» What to produce
Exactly repeat the full listing that follows.

» Data shown
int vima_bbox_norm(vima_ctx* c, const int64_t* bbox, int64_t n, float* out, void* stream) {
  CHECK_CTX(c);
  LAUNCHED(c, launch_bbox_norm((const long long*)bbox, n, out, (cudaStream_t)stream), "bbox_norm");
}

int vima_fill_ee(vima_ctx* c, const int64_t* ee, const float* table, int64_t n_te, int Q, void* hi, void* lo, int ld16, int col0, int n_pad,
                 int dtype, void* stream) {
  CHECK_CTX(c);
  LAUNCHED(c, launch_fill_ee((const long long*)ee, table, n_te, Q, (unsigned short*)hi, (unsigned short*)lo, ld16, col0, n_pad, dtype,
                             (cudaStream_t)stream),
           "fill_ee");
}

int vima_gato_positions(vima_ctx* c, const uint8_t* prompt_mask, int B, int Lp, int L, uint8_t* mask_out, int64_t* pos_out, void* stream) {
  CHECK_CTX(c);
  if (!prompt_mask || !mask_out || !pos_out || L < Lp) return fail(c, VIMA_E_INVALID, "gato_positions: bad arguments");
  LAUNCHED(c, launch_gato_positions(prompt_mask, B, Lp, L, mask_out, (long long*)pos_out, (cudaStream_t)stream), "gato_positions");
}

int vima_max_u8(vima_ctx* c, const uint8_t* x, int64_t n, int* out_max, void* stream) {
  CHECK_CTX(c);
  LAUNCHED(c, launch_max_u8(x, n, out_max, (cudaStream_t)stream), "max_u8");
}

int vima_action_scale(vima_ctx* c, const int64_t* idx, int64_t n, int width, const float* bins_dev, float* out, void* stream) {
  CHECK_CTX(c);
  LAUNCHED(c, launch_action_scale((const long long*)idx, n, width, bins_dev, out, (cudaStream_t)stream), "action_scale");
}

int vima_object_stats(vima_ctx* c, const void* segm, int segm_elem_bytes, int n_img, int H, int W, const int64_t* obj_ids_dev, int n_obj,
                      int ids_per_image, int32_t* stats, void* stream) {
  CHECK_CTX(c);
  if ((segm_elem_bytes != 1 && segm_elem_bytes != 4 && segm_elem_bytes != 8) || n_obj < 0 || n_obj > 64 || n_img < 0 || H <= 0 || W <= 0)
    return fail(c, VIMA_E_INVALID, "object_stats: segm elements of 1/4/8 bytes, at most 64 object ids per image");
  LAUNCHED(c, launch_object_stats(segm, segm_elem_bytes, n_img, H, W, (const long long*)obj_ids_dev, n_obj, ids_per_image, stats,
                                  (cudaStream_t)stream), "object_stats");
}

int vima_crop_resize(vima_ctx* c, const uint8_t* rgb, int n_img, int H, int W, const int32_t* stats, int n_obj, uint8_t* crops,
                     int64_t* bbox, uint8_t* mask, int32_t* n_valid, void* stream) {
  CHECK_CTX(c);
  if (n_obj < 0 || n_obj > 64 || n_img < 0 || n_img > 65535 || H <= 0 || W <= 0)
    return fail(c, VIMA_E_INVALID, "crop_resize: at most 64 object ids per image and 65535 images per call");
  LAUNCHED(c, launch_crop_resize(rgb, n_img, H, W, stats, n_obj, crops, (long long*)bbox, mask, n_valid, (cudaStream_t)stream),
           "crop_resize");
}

» Answer for the task
int vima_bbox_norm(vima_ctx* c, const int64_t* bbox, int64_t n, float* out, void* stream) {
  CHECK_CTX(c);
  LAUNCHED(c, launch_bbox_norm((const long long*)bbox, n, out, (cudaStream_t)stream), "bbox_norm");
}

int vima_fill_ee(vima_ctx* c, const int64_t* ee, const float* table, int64_t n_te, int Q, void* hi, void* lo, int ld16, int col0, int n_pad,
                 int dtype, void* stream) {
  CHECK_CTX(c);
  LAUNCHED(c, launch_fill_ee((const long long*)ee, table, n_te, Q, (unsigned short*)hi, (unsigned short*)lo, ld16, col0, n_pad, dtype,
                             (cudaStream_t)stream),
           "fill_ee");
}

int vima_gato_positions(vima_ctx* c, const uint8_t* prompt_mask, int B, int Lp, int L, uint8_t* mask_out, int64_t* pos_out, void* stream) {
  CHECK_CTX(c);
  if (!prompt_mask || !mask_out || !pos_out || L < Lp) return fail(c, VIMA_E_INVALID, "gato_positions: bad arguments");
  LAUNCHED(c, launch_gato_positions(prompt_mask, B, Lp, L, mask_out, (long long*)pos_out, (cudaStream_t)stream), "gato_positions");
}

int vima_max_u8(vima_ctx* c, const uint8_t* x, int64_t n, int* out_max, void* stream) {
  CHECK_CTX(c);
  LAUNCHED(c, launch_max_u8(x, n, out_max, (cudaStream_t)stream), "max_u8");
}

int vima_action_scale(vima_ctx* c, const int64_t* idx, int64_t n, int width, const float* bins_dev, float* out, void* stream) {
  CHECK_CTX(c);
  LAUNCHED(c, launch_action_scale((const long long*)idx, n, width, bins_dev, out, (cudaStream_t)stream), "action_scale");
}

int vima_object_stats(vima_ctx* c, const void* segm, int segm_elem_bytes, int n_img, int H, int W, const int64_t* obj_ids_dev, int n_obj,
                      int ids_per_image, int32_t* stats, void* stream) {
  CHECK_CTX(c);
  if ((segm_elem_bytes != 1 && segm_elem_bytes != 4 && segm_elem_bytes != 8) || n_obj < 0 || n_obj > 64 || n_img < 0 || H <= 0 || W <= 0)
    return fail(c, VIMA_E_INVALID, "object_stats: segm elements of 1/4/8 bytes, at most 64 object ids per image");
  LAUNCHED(c, launch_object_stats(segm, segm_elem_bytes, n_img, H, W, (const long long*)obj_ids_dev, n_obj, ids_per_image, stats,
                                  (cudaStream_t)stream), "object_stats");
}

int vima_crop_resize(vima_ctx* c, const uint8_t* rgb, int n_img, int H, int W, const int32_t* stats, int n_obj, uint8_t* crops,
                     int64_t* bbox, uint8_t* mask, int32_t* n_valid, void* stream) {
  CHECK_CTX(c);
  if (n_obj < 0 || n_obj > 64 || n_img < 0 || n_img > 65535 || H <= 0 || W <= 0)
    return fail(c, VIMA_E_INVALID, "crop_resize: at most 64 object ids per image and 65535 images per call");
  LAUNCHED(c, launch_crop_resize(rgb, n_img, H, W, stats, n_obj, crops, (long long*)bbox, mask, n_valid, (cudaStream_t)stream),
           "crop_resize");
}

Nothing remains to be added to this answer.